◆ TASK REQUIREMENTS ◆
Find all lines below containing the string "poolings" and return them.

◆ DATASET ◆
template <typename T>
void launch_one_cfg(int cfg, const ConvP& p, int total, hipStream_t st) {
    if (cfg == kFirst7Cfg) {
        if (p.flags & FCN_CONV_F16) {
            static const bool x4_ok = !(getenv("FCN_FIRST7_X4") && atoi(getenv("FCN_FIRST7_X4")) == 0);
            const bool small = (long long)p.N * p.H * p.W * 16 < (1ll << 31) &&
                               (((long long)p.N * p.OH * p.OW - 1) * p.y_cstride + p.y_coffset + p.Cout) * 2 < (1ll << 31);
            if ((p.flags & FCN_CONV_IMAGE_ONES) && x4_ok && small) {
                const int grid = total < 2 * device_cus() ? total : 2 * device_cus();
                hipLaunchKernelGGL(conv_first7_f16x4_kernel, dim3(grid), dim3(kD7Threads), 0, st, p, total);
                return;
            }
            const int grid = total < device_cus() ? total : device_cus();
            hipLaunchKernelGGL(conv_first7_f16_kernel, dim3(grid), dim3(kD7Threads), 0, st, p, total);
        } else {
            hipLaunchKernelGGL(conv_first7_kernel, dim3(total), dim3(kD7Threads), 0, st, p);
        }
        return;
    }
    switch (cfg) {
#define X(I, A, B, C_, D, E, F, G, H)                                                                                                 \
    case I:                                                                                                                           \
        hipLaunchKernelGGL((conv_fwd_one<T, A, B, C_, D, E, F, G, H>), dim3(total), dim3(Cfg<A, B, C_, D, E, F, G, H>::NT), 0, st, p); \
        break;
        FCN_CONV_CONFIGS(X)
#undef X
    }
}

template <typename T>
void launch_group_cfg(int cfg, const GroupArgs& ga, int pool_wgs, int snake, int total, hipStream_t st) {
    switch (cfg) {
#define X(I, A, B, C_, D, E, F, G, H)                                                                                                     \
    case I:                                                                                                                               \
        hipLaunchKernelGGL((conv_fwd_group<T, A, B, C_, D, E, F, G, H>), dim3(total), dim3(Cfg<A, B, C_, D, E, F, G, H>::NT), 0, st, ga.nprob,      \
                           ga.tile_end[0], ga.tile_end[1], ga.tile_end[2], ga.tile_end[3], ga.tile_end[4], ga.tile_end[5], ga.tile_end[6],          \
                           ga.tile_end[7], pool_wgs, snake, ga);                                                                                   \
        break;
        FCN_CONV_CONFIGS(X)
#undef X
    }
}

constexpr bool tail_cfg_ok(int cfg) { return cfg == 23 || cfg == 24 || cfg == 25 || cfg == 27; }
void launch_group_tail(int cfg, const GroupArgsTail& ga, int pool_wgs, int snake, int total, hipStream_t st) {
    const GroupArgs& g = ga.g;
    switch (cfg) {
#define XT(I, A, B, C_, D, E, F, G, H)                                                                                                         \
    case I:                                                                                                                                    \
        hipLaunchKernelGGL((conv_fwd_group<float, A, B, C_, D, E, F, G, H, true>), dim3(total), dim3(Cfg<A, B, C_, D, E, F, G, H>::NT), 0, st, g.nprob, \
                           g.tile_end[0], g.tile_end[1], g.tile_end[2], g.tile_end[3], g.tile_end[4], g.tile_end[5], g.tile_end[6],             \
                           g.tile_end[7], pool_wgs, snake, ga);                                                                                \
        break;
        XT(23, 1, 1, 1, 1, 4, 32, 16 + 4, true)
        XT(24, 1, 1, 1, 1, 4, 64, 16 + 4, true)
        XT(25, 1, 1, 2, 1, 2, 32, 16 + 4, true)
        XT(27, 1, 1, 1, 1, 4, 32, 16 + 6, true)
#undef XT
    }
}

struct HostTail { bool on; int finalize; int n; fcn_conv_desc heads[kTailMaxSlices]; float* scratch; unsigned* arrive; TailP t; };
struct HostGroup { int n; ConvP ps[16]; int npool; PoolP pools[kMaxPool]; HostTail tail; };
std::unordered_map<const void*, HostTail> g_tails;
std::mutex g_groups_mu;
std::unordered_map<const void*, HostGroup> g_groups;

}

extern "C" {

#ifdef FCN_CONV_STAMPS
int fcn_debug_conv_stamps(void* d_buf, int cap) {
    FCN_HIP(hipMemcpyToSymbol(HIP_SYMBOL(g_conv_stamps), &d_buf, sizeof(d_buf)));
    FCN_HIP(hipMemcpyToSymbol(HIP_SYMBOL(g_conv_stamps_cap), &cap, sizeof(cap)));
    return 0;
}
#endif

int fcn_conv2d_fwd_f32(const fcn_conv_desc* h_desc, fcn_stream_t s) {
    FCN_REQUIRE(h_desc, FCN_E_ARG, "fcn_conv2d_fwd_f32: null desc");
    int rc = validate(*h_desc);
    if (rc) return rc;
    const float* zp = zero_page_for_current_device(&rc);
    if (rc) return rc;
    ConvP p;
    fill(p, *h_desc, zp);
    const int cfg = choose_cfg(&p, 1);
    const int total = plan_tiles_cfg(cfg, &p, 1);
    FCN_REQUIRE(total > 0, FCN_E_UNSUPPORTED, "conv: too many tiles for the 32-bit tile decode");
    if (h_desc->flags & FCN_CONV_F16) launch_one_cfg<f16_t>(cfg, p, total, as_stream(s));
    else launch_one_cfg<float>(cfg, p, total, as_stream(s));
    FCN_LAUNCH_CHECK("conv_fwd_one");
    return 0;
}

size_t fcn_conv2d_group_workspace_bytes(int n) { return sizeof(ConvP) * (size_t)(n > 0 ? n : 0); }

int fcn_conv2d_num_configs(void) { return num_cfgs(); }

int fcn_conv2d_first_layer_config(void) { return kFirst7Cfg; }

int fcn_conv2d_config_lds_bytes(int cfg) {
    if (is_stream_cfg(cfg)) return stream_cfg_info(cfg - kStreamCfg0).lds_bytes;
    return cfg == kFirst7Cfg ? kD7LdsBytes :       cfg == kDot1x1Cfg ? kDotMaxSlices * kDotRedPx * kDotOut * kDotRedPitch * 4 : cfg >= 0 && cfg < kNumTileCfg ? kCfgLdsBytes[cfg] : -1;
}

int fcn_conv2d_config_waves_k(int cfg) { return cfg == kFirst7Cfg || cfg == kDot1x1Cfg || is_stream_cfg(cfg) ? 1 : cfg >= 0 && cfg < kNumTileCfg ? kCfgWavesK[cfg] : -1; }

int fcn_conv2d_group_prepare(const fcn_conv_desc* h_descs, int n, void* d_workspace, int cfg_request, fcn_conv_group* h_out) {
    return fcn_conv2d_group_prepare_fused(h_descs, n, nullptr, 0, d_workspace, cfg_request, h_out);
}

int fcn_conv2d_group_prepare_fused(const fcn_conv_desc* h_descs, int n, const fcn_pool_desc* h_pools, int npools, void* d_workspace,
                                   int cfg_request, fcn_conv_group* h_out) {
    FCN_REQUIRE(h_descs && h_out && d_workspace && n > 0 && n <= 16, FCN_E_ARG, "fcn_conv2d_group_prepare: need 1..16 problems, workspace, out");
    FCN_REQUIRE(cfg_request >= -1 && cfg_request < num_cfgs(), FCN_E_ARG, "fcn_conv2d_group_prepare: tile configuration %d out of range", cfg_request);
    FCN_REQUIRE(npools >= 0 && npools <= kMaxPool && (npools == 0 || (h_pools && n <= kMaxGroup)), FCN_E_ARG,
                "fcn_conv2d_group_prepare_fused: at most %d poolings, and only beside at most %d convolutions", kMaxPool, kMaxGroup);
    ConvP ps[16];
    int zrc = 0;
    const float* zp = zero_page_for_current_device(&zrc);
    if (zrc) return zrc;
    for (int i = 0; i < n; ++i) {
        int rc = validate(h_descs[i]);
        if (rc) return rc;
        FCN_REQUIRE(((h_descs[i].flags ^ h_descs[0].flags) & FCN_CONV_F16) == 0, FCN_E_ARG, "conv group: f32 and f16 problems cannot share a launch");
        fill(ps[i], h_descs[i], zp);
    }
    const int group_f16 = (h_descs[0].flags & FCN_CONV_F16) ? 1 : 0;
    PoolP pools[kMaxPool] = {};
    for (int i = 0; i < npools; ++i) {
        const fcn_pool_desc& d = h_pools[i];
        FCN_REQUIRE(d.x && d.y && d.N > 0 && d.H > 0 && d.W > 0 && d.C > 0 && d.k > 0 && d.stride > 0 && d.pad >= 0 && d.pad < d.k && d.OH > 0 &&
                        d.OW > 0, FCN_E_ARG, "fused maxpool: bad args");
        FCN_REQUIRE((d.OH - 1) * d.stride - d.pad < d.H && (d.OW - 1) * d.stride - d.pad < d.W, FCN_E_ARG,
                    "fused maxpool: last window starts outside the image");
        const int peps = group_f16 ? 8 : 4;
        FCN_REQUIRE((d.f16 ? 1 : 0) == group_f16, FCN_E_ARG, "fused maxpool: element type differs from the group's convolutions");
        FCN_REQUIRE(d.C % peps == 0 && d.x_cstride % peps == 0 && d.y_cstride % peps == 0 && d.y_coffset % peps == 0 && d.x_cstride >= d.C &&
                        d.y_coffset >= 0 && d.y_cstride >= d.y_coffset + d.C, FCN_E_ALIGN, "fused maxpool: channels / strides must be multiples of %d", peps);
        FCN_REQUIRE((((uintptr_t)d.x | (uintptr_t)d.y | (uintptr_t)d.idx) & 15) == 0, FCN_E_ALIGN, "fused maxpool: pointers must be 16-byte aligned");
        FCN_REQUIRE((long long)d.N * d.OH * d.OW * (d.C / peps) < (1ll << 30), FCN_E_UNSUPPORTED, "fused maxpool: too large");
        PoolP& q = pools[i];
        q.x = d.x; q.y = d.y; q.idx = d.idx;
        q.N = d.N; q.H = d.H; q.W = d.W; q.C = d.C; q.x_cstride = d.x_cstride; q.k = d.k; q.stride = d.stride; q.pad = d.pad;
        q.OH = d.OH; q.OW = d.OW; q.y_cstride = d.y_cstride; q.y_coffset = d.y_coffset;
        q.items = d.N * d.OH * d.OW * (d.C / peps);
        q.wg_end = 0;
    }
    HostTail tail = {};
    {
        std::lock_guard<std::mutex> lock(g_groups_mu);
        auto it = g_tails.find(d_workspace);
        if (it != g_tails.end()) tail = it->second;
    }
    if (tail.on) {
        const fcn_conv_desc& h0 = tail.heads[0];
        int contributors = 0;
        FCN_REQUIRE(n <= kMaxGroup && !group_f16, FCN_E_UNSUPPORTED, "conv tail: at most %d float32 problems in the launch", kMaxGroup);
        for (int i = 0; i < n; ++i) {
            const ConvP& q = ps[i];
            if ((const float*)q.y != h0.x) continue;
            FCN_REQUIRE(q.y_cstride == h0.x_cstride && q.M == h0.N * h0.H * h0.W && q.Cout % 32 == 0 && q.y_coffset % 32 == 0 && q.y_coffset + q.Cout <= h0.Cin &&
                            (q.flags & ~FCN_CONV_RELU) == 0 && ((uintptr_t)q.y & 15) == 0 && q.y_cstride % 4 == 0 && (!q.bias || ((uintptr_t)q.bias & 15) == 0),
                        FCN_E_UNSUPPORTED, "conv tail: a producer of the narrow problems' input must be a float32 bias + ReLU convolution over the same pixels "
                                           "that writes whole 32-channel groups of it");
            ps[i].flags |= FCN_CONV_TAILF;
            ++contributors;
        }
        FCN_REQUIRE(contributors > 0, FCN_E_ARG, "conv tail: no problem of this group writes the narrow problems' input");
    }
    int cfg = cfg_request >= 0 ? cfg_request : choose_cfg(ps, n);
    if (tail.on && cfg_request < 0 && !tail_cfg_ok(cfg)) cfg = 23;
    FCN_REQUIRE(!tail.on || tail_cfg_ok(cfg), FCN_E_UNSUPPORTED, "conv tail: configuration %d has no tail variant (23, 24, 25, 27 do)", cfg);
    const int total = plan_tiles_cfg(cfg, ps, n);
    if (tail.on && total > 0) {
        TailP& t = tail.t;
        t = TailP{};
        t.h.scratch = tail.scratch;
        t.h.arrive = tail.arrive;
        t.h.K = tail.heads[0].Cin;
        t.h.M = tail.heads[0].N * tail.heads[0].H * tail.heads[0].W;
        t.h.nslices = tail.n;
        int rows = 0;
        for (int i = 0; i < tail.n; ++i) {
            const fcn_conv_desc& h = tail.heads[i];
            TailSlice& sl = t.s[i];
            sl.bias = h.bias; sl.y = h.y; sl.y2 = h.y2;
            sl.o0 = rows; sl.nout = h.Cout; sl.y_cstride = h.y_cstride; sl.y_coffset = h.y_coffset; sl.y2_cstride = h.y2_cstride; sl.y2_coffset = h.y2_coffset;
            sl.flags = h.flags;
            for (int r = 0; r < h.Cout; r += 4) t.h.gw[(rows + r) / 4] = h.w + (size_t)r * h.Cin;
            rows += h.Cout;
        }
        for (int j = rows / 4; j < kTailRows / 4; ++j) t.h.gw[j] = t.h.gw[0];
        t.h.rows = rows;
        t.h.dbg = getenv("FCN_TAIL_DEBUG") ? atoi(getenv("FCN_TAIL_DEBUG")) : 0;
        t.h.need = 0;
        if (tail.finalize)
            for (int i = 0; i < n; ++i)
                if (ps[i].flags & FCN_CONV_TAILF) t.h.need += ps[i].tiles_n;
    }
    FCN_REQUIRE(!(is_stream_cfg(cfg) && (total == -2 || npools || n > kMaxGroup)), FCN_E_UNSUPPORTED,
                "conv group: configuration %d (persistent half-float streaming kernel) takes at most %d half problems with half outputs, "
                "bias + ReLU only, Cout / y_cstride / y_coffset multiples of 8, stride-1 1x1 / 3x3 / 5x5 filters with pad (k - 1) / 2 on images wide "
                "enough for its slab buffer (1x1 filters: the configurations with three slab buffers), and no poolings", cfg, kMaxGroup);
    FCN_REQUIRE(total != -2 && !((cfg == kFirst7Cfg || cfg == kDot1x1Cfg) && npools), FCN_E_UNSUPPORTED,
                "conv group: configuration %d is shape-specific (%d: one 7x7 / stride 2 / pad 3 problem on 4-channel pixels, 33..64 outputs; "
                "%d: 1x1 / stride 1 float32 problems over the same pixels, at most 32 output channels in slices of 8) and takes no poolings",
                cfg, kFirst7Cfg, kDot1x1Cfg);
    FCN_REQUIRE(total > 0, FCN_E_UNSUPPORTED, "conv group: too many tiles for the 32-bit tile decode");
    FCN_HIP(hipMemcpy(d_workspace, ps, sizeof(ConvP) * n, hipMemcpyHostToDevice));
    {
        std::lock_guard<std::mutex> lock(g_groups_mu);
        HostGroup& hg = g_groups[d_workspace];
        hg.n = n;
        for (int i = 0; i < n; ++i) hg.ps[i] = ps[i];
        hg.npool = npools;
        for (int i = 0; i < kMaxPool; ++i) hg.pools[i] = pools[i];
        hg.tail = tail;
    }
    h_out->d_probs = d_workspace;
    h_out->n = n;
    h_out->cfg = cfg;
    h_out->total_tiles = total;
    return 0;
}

◆ RESPONSE TO THIS TASK ◆
                "fcn_conv2d_group_prepare_fused: at most %d poolings, and only beside at most %d convolutions", kMaxPool, kMaxGroup);
                "enough for its slab buffer (1x1 filters: the configurations with three slab buffers), and no poolings", cfg, kMaxGroup);
                "%d: 1x1 / stride 1 float32 problems over the same pixels, at most 32 output channels in slices of 8) and takes no poolings",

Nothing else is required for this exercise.